Regeneration, Biodiversity, Nature

- Regeneration now comes in multiple  spheres from ‘regenerative climate protection, regenerative technology, and regenerative humanity’. The value of biodiversity was recognized decades ago. It is also one of the key policy areas of the European Green Deal. Biodiversity is not an abstract concept but the main source of inspiration for guests. Many people are missing ‘nature escapes’, which is resulted in nature-deficit disorder. In this respect, hotels can give their visitors this so needed dose of nature.

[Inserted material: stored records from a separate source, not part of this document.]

extern "C" int er_encode_cond(er_ctx* c, const float* conds, int B, int n_points, const int32_t* face_bucket,
                              float* cond_out, void* stream) {
    if (!c || !cond_out || B <= 0) return fail(ER_ERR_INVALID, "er_encode_cond: bad argument");
    ERCHK(er_finalize_weights(c));
    HIPCHK(hipSetDevice(c->device));
    hipStream_t st = pick(c, stream);
    const er_config& g = c->cfg;
    const int H = g.hidden_dim, C = g.num_cond_tokens, Lq = g.point_latent_size, LD = g.point_latent_dim;
    const int n_lat = (g.cond_mode == ER_COND_NONE) ? 0 : Lq;
    const int n_face = g.num_face_buckets > 0 ? 1 : 0;
    if (n_lat + n_face != C) return fail(ER_ERR_INVALID, "num_cond_tokens %d != latent tokens %d + face token %d", C, n_lat, n_face);
    if (g.cond_mode != ER_COND_NONE && !conds) return fail(ER_ERR_INVALID, "er_encode_cond: conds is null");
    if (LD % 16) return fail(ER_ERR_UNSUPPORTED, "point_latent_dim must be a multiple of 16");
    for (int b0 = 0; b0 < B; b0 += ENC_CHUNK) {
        const int nb = std::min(ENC_CHUNK, B - b0);
        const float* lat = nullptr;
        if (g.cond_mode == ER_COND_POINT) {
            ERCHK(point_latent_chunk(c->pe, conds + (size_t)b0 * n_points * 3, nb, n_points, st));
            lat = c->pe.lat.p;
        } else if (g.cond_mode == ER_COND_POINT_LATENT) {
            lat = conds + (size_t)b0 * Lq * LD;
        }
        if (lat) {
            ERCHK(c->e_tmp.ensure((size_t)nb * Lq * H));
            HIPRET(linear(lat, LD, c->proj_w, c->proj_b, c->e_tmp.p, H, nb * Lq, H, LD, false, nullptr, 0, st));
        }
        for (int b = 0; b < nb; ++b) {
            float* out_b = cond_out + (size_t)(b0 + b) * C * H;
            if (lat) HIPRET(launch_layernorm(c->e_tmp.p + (size_t)b * Lq * H, c->normc_w, c->normc_b, out_b, Lq, H, H, H, g.ln_eps, st));
            if (n_face) {
                const int bucket = face_bucket ? face_bucket[b0 + b] : 0;
                if (bucket < 0 || bucket >= g.num_face_buckets) return fail(ER_ERR_INVALID, "face bucket %d out of range", bucket);
                HIPCHK(hipMemcpyAsync(out_b + (size_t)n_lat * H, c->embed_num_face + (size_t)bucket * H, (size_t)H * 4,
                                      hipMemcpyDeviceToDevice, st));
            }
        }
    }
    return ER_OK;
}

extern "C" int er_embed_tokens(er_ctx* c, const int32_t* ids, int B, int R, float* out, void* stream) {
    if (!c || !ids || !out || B <= 0 || R <= 0) return fail(ER_ERR_INVALID, "er_embed_tokens: bad argument");
    ERCHK(er_finalize_weights(c));
    HIPCHK(hipSetDevice(c->device));
    hipStream_t st = pick(c, stream);
    const int H = c->cfg.hidden_dim;
    const int n = B * R;
    for (int i = 0; i < n; ++i)
        if (ids[i] < 0 || ids[i] >= c->cfg.vocab_size) return fail(ER_ERR_INVALID, "token id %d out of range", ids[i]);
    ERCHK(c->e_ids.ensure((size_t)n));
    int* d_ids = c->e_ids.p;
    HIPCHK(hipMemcpyAsync(d_ids, ids, (size_t)n * sizeof(int), hipMemcpyHostToDevice, st));
    hipLaunchKernelGGL(gather_rows_kernel, dim3(n), dim3(ER_WG), 0, st, c->embd, d_ids, out, n, H, (long long)H);
    HIPRET(hipGetLastError());
    HIPCHK(hipStreamSynchronize(st));
    return ER_OK;
}

static int prefill_tail_rows(const er_ctx* c, int M) {
    const char* v = getenv("ER_PREFILL_TAIL");
    if ((v && atoi(v) == 0) || c->fast) return 0;
    if (c->cfg.hidden_dim != 1536 || c->cfg.intermediate_dim != 6144) return 0;
    const int tail = M % 64;
    if (tail < 1 || tail > 8 || M < 1024) return 0;
    const long long nt = c->cfg.hidden_dim / 64;
    const long long r_all = ((long long)(M / 64 + 1) * nt + 255) / 256, r_main = ((long long)(M / 64) * nt + 255) / 256;
    return r_all > r_main ? tail : 0;
}
template <int KS, int RW, int EPI>
static hipError_t linear_tail(const float* A, const float* W, const float* bias, float* C, const float* resid, int rows, int N, int K,
                              hipStream_t st) {
    GemvArgs t{};
    t.W = W; t.bias = bias; t.N = N; t.xin = A; t.out = C; t.resid = resid;
    return gemv_groups<float, KS, RW, PRO_NONE, EPI>(t, rows, K, st);
}

static int forward_check(er_ctx* c, const char* who, const float* embeds, int B, int S) {
    if (!c || !embeds || B <= 0 || S <= 0) return fail(ER_ERR_INVALID, "%s: bad argument", who);
    if (c->q.active) return fail(ER_ERR_INVALID, "%s: a queue is open on this context (er_queue_end first)", who);
    ERCHK(er_finalize_weights(c));
    if (c->kv->plan.B != B) return fail(ER_ERR_INVALID, "%s: batch %d but KV cache reserved for %d (call er_kv_reserve)", who, B, c->kv->plan.B);
    if (S >= c->kv->plan.Lcap) return fail(ER_ERR_CAPACITY, "prefix length %d does not fit the reserved KV cache (%d)", S, c->kv->plan.Lcap);
    const long long width = std::max({(long long)c->cfg.intermediate_dim, 3LL * c->cfg.hidden_dim, (long long)c->cfg.vocab_size});
    if ((long long)B * S * width > 0x7fffffffLL)
        return fail(ER_ERR_CAPACITY, "%s: %d x %d positions x %lld columns overflows the 32-bit row indexing of the prefill (split the batch)",
                    who, B, S, width);
    return 0;
}

static int prefill_run(er_ctx* c, const float* embeds, int B, int S, hipStream_t st, int row0 = 0, bool in_queue = false) {
    HIPCHK(hipSetDevice(c->device));
    const DecodePlan& p = c->kv->plan;
    if (p.mfma) ERCHK(make_tiled_weights(c));
    const er_config& g = c->cfg;
    const int H = g.hidden_dim, I = g.intermediate_dim, NH = g.num_heads, D = c->D;
    const int M = B * S;
    ERCHK(c->p_h.ensure((size_t)M * H));
    ERCHK(c->p_q.ensure((size_t)M * H));
    ERCHK(c->p_a.ensure((size_t)M * H));
    ERCHK(c->p_y.ensure((size_t)M * H));
    ERCHK(c->p_f.ensure((size_t)M * I));
    float *h = c->p_h.p, *q = c->p_q.p, *a = c->p_a.p, *y = c->p_y.p, *f = c->p_f.p;
    const int tail = prefill_tail_rows(c, M), Mm = M - tail;
    bool attn_ksplit = false;
    if (!c->fast && flash32_ksplit(S, NH, B, D, true)) {
        ERCHK(c->p_ap.ensure(flash32_part_o_floats(B, NH, S, D)));
        ERCHK(c->p_aml.ensure(flash32_part_ml_floats(B, NH, S)));
        attn_ksplit = true;
    }

    hipLaunchKernelGGL(add_pos_kernel, dim3(ew_grid((long long)M * H / 4)), dim3(ER_WG), 0, st, embeds, c->posemb, h, B, S, H, 0);
    HIPRET(hipGetLastError());
    for (int l = 0; l < g.num_layers; ++l) {
        const LayerW& L = c->layers[l];
        char* kc = c->kv->kc.p + ((long long)l * p.kv_lstride + (long long)row0 * p.kv_bstride) * c->kv_esz;
        char* vc = c->kv->vc.p + ((long long)l * p.kv_lstride + (long long)row0 * p.kv_bstride) * c->kv_esz;
        if (!c->fast) {
            GemmArgs qa = gemm_args_default();
            qa.A = h; qa.lda = H; qa.B = L.wqkv; qa.ldb = H; qa.bias = L.bqkv; qa.C = q; qa.ldc = H;
            qa.M = M; qa.N = 3 * H; qa.K = H; qa.epi = GEPI_QKV;
            qa.q = q; qa.kcache = (float*)kc; qa.vcache = (float*)vc; qa.S = S; qa.hidden = H; qa.head_dim = D; qa.l_cap = p.Lcap;
            qa.kv_bstride = p.kv_bstride;
            HIPRET(launch_gemm(qa, 1, st));
            {
                Flash32Args f{};
                f.Q = q; f.ldq = H; f.qs_b = (long long)S * H; f.qs_h = D;
                f.K = (float*)kc; f.ldk = D; f.ks_b = p.kv_bstride; f.ks_h = (long long)p.Lcap * D;
                f.V = (float*)vc; f.ldv = D; f.vs_b = p.kv_bstride; f.vs_h = (long long)p.Lcap * D;
                f.O = a; f.ldo = H; f.os_b = (long long)S * H; f.os_h = D;
                f.N = S; f.M = S; f.sqrt_d = sqrtf((float)D); f.causal_off = 0;
                if (attn_ksplit) { f.part_o = c->p_ap.p; f.part_ml = c->p_aml.p; }
                HIPRET(launch_flash_attn_f32(f, D, true, NH, B, st));
            }
        } else {
            ERCHK(c->p_qkv.ensure((size_t)M * 3 * H));
            float* qkv = c->p_qkv.p;
            ERCHK(linear_hs(c, h, H, L.wqkv_h, L.bqkv, qkv, 3 * H, M, 3 * H, H, false, nullptr, 0, st));
            hipLaunchKernelGGL(kv_scatter_half_kernel, kv_scatter_grid(M, H), dim3(ER_WG), 0, st, qkv,
                               (_Float16*)kc, (_Float16*)vc, M, S, H, D, p.Lcap, p.kv_bstride);
            HIPRET(hipGetLastError());
            {
                Flash32Args f{};
                f.Q = qkv; f.ldq = 3 * H; f.qs_b = (long long)S * 3 * H; f.qs_h = D;
                f.K = qkv + H; f.ldk = 3 * H; f.ks_b = f.qs_b; f.ks_h = D;
                f.V = qkv + 2 * H; f.ldv = 3 * H; f.vs_b = f.qs_b; f.vs_h = D;
                f.O = a; f.ldo = H; f.os_b = (long long)S * H; f.os_h = D;
                f.N = S; f.M = S; f.sqrt_d = sqrtf((float)D); f.causal_off = 0;
                const bool f16s = D == 96 && c->knobs.prefill_attn_f16s != 0;
                if (f16s) HIPRET(launch_flash_attn_f16s(f, D, true, NH, B, st));
                else HIPRET(launch_flash_attn_f32(f, D, true, NH, B, st));
            }
        }
        const bool hs = c->fast;
        if (hs) ERCHK(linear_hs(c, a, H, L.wo_h, L.bo, y, H, M, H, H, false, h, H, st));
        else {
            HIPRET(linear(a, H, L.wo, L.bo, y, H, Mm, H, H, false, h, H, st));
            if (tail) HIPRET((linear_tail<1, 1, EPI_RESID>(a + (size_t)Mm * H, L.wo, L.bo, y + (size_t)Mm * H, h + (size_t)Mm * H, tail, H, H, st)));
        }
        HIPRET(launch_layernorm(y, L.ln1w, L.ln1b, h, M, H, H, H, g.ln_eps, st));
        if (hs) {
            ERCHK(linear_hs(c, h, H, L.w1_h, L.b1, f, I, M, I, H, true, nullptr, 0, st));
            ERCHK(linear_hs(c, f, I, L.w2_h, L.b2, y, H, M, H, I, false, h, H, st));
        } else {
            HIPRET(linear(h, H, L.w1, L.b1, f, I, Mm, I, H, true, nullptr, 0, st));
            if (tail) HIPRET((linear_tail<1, 2, EPI_RELU>(h + (size_t)Mm * H, L.w1, L.b1, f + (size_t)Mm * I, nullptr, tail, I, H, st)));
            HIPRET(linear(f, I, L.w2, L.b2, y, H, Mm, H, I, false, h, H, st));
            if (tail) HIPRET((linear_tail<4, 2, EPI_RESID>(f + (size_t)Mm * I, L.w2, L.b2, y + (size_t)Mm * H, h + (size_t)Mm * H, tail, H, I, st)));
        }
        if (l + 1 < g.num_layers) HIPRET(launch_layernorm(y, L.ln2w, L.ln2b, h, M, H, H, H, g.ln_eps, st));
    }
    for (int b = 0; b < B; ++b)
        HIPCHK(hipMemcpyAsync(c->kv->ypre.p + (size_t)(row0 + b) * H, y + ((size_t)b * S + S - 1) * H, (size_t)H * 4, hipMemcpyDeviceToDevice, st));
    if (in_queue) return ER_OK;
    hipLaunchKernelGGL(init_state_kernel, dim3((B + 63) / 64), dim3(64), 0, st, c->kv->st, B, S);
    HIPRET(hipGetLastError());
    c->base_pos = S;
    c->have_hidden = true;
    return ER_OK;
}

extern "C" int er_prefill(er_ctx* c, const float* embeds, int B, int S, void* stream) {
    ERCHK(forward_check(c, "er_prefill", embeds, B, S));
    return prefill_run(c, embeds, B, S, pick(c, stream));
}

extern "C" int er_score(er_ctx* c, const float* embeds, const int32_t* labels, int B, int S, float* nll_out, int32_t* pred_out,
                        float* logits_out, float* loss_out, void* stream) {
    ERCHK(forward_check(c, "er_score", embeds, B, S));
    if (!labels || !nll_out || !loss_out) return fail(ER_ERR_INVALID, "er_score: labels, nll_out and loss_out are required");
    hipStream_t st = pick(c, stream);
    ERCHK(prefill_run(c, embeds, B, S, st));
    const er_config& g = c->cfg;
    const int H = g.hidden_dim, V = g.vocab_size, M = B * S;
    const LayerW& last = c->layers[g.num_layers - 1];
    HIPRET(launch_layernorm(c->p_y.p, last.ln2w, last.ln2b, c->p_h.p, M, H, H, H, g.ln_eps, st));
    float* lg = logits_out;
    if (!lg) {
        ERCHK(c->s_lg.ensure((size_t)M * V));
        lg = c->s_lg.p;
    }
    if (c->fast) ERCHK(linear_hs(c, c->p_h.p, H, c->lm_head_h, nullptr, lg, V, M, V, H, false, nullptr, 0, st));
    else HIPRET(linear(c->p_h.p, H, c->lm_head, nullptr, lg, V, M, V, H, false, nullptr, 0, st));
    HIPRET(launch_score_rows(lg, labels, M, S, V, nll_out, pred_out, st));
    HIPRET(launch_score_reduce(nll_out, labels, M, S, loss_out, st));
    return ER_OK;
}

extern "C" int er_point_latent(er_ctx* c, const float* conds, int B, int n_points, float* latent_out, float* kl_out, void* stream) {
    if (!c || !conds || !latent_out || B <= 0) return fail(ER_ERR_INVALID, "er_point_latent: bad argument");
    if (c->cfg.cond_mode != ER_COND_POINT) return fail(ER_ERR_UNSUPPORTED, "er_point_latent: the context has no point encoder (cond_mode %d)", c->cfg.cond_mode);
    ERCHK(er_finalize_weights(c));
    HIPCHK(hipSetDevice(c->device));
    hipStream_t st = pick(c, stream);
    ERCHK(pe_latent(c->pe, conds, B, n_points, latent_out, st, "er_point_latent"));
    const size_t n = (size_t)B * c->pe.Lq * c->pe.LD;
    if (kl_out) HIPRET(launch_score_reduce(latent_out, nullptr, (int)n, 0, kl_out, st));
    return ER_OK;
}

extern "C" int er_set_point_encoder_mode(er_ctx* c, int mode) {
    if (!c) return fail(ER_ERR_INVALID, "null ctx");
    if (c->cfg.cond_mode != ER_COND_POINT)
        return fail(ER_ERR_UNSUPPORTED, "er_set_point_encoder_mode: the context has no point encoder (cond_mode %d)", c->cfg.cond_mode);
    return pe_attach(c->w, c->pe, mode, "er_set_point_encoder_mode", "");
}

extern "C" int er_logits(er_ctx* c, float* out, void* stream) {
    if (!c || !out) return fail(ER_ERR_INVALID, "er_logits: bad argument");
    if (!c->have_hidden) return fail(ER_ERR_INVALID, "er_logits: no forward pass has run (call er_prefill)");
    HIPCHK(hipSetDevice(c->device));
    hipStream_t st = pick(c, stream);
    HIPRET(launch_kind(c, 6, 0, st, nullptr, 0));
    HIPCHK(hipMemcpyAsync(out, c->kv->logits.p, (size_t)c->kv->plan.B * c->cfg.vocab_size * 4, hipMemcpyDeviceToDevice, st));
    return ER_OK;
}

static int check_room(er_ctx* c, int extra) {
    HIPCHK(hipMemcpy(c->h_pinned, c->kv->st.ngen, sizeof(int), hipMemcpyDeviceToHost));
    const int used = c->base_pos + c->h_pinned[0];
    if (used + extra > c->kv->plan.Lcap) return fail(ER_ERR_CAPACITY, "KV cache full: %d + %d > %d", used, extra, c->kv->plan.Lcap);
    if (used + extra > c->cfg.max_positions) return fail(ER_ERR_CAPACITY, "position table exhausted (%d)", c->cfg.max_positions);
    return 0;
}

extern "C" int er_feed(er_ctx* c, const int32_t* ids, void* stream) {
    if (!c || !ids) return fail(ER_ERR_INVALID, "er_feed: bad argument");
// ... 13 lines not shown
    HIPRET(enqueue_layers(c, st));
    HIPCHK(hipStreamSynchronize(st));
    return ER_OK;
}

__global__ void fill_i64_kernel(long long* p, long long n, long long v) {
    for (long long i = (long long)blockIdx.x * blockDim.x + threadIdx.x; i < n; i += (long long)gridDim.x * blockDim.x) p[i] = v;
}
__global__ void reset_gen_kernel(GenState st, int B) {
    const int b = blockIdx.x * blockDim.x + threadIdx.x;
    if (b == 0) { *st.n_unfinished = B; *st.error = 0; }
    if (b >= B) return;
    st.counter[b] = 0; st.unfinished[b] = 1; st.eos_step[b] = -1;
}

static int ensure_step_graph(er_ctx* c) {
    if (!c->knobs.use_graph || c->kv->step_exec) return 0;
    const int Lcap = c->kv->plan.Lcap;
    hipGraph_t graph = nullptr;
    HIPCHK(hipStreamBeginCapture(c->own_stream, hipStreamCaptureModeRelaxed));
    hipError_t e = enqueue_step(c, c->own_stream, c->kv->d_out_ids.p, Lcap);
    hipError_t e2 = hipStreamEndCapture(c->own_stream, &graph);
    if (e != hipSuccess || e2 != hipSuccess) {
        if (graph) hipGraphDestroy(graph);
        return fail(ER_ERR_HIP, "graph capture failed: %s / %s", hipGetErrorString(e), hipGetErrorString(e2));
    }
    HIPCHK(hipGraphInstantiate(&c->kv->step_exec, graph, nullptr, nullptr, 0));
    hipGraphDestroy(graph);
    return 0;
}

extern "C" int er_decode(er_ctx* c, const er_decode_params* p, int64_t* out_ids, int32_t* n_steps, void* stream) {
    if (!c || !p || !out_ids || !n_steps) return fail(ER_ERR_INVALID, "er_decode: bad argument");
    if (!c->have_hidden) return fail(ER_ERR_INVALID, "er_decode: call er_prefill first");
    if (p->max_new_tokens <= 0) return fail(ER_ERR_INVALID, "max_new_tokens must be > 0");
    if (p->mode != ER_GREEDY && p->mode != ER_SAMPLE) return fail(ER_ERR_INVALID, "bad mode");
    if (p->grammar < 0 || p->grammar > 2) return fail(ER_ERR_INVALID, "bad grammar");
    if (p->mode == ER_SAMPLE && p->top_k <= 0) return fail(ER_ERR_INVALID, "top_k must be > 0 in sample mode");
    HIPCHK(hipSetDevice(c->device));
    hipStream_t st = pick(c, stream);
    const int B = c->kv->plan.B, Lcap = c->kv->plan.Lcap, T = p->max_new_tokens;
    HIPCHK(hipStreamSynchronize(st));
    ERCHK(check_room(c, T));
    if (c->h_pinned[0] != 0) return fail(ER_ERR_INVALID, "er_decode must directly follow er_prefill (%d tokens already fed)", c->h_pinned[0]);

    DecodeParamsDev dp{};
    dp.mode = p->mode; dp.top_k = p->top_k; dp.grammar = p->grammar; dp.max_new = T; dp.min_new = p->min_new_tokens;
    dp.eos = c->cfg.eos_token_id; dp.pad = c->cfg.pad_token_id; dp.vocab = c->cfg.vocab_size;
    dp.seed_lo = (unsigned int)(p->seed & 0xffffffffu); dp.seed_hi = (unsigned int)(p->seed >> 32);
    HIPCHK(hipMemcpy(c->kv->d_params.p, &dp, sizeof(dp), hipMemcpyHostToDevice));
    hipLaunchKernelGGL(reset_gen_kernel, dim3((B + 63) / 64), dim3(64), 0, st, c->kv->st, B);
    HIPRET(hipGetLastError());
    hipLaunchKernelGGL(fill_i64_kernel, dim3(ew_grid((long long)B * Lcap)), dim3(ER_WG), 0, st, c->kv->d_out_ids.p,
                       (long long)B * Lcap, (long long)dp.pad);
    HIPRET(hipGetLastError());

    ERCHK(ensure_step_graph(c));

    const int check_every = 32;
    int steps_run = 0;
    HIPCHK(hipEventRecord(c->ev0, st));
    for (int t = 0; t < T; ++t) {
        if (c->knobs.use_graph) HIPCHK(hipGraphLaunch(c->kv->step_exec, st));
        else HIPRET(enqueue_step(c, st, c->kv->d_out_ids.p, Lcap));
        steps_run = t + 1;
        if (steps_run >= p->min_new_tokens && steps_run < T && (steps_run % check_every) == 0) {
            HIPCHK(hipMemcpyAsync(c->h_pinned, c->kv->st.n_unfinished, sizeof(int), hipMemcpyDeviceToHost, st));
            HIPCHK(hipStreamSynchronize(st));
            if (c->h_pinned[0] <= 0) break;
        }
    }
    HIPCHK(hipEventRecord(c->ev1, st));
    HIPCHK(hipMemcpy2DAsync(out_ids, (size_t)T * sizeof(long long), c->kv->d_out_ids.p, (size_t)Lcap * sizeof(long long),
                            (size_t)T * sizeof(long long), B, hipMemcpyDeviceToDevice, st));
    HIPCHK(hipMemcpyAsync(c->h_pinned, c->kv->st.eos_step, B * sizeof(int), hipMemcpyDeviceToHost, st));
    HIPCHK(hipMemcpyAsync(c->h_pinned + B, c->kv->st.error, sizeof(int), hipMemcpyDeviceToHost, st));
    HIPCHK(hipStreamSynchronize(st));
    HIPCHK(hipEventElapsedTime(&c->last_decode_ms, c->ev0, c->ev1));
    if (c->h_pinned[B] != 0)
        return fail(ER_ERR_INVALID, "er_decode: a row had no finite candidate score (non-finite logits); HF would raise in multinomial/argmax");
    int last = -1;
    bool finished = true;
    for (int b = 0; b < B; ++b) {
        if (c->h_pinned[b] < 0) finished = false;
        else if (c->h_pinned[b] > last) last = c->h_pinned[b];
    }
    *n_steps = finished ? last + 1 : T;
    if (!finished && steps_run < T) return fail(ER_ERR_INVALID, "internal: stopped early with unfinished rows");
    return ER_OK;
}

Stakeholders, Product, Development

- Today, growth is possible with a focus on quality over quantity. To provide better service, businesses should seek service and co-innovation partners. Another focus is on change in consumer behavior. It is time for slow tourism with fewer vacations, for a longer time, which is becoming one of the major emerging trends along with solo or sustainable travel.

Conclusion

2021 is considered a year for action on tackling climate change. United Nations Secretary-General Antonio Guterres said in his State of the Planet speech in December, "Covid and climate have brought us to a threshold." Also, it is the year that marks an endpoint for the Paris Agreement.

Fortunately, we’re seeing collective leadership and strong determination among governments, local communities, businesses, and individuals that bring positive outcomes. Major hotel brands, including Hilton and Marriott, have already established the Hotel Carbon Measurement Initiative for measuring the carbon footprint of individual hotel locations.

That said, people now search for a hospitality environment with nature and digital interactions at the center of guest experiences. So, there is a very strong business case for hotels to adopt technology and invest in a cleaner environmental future.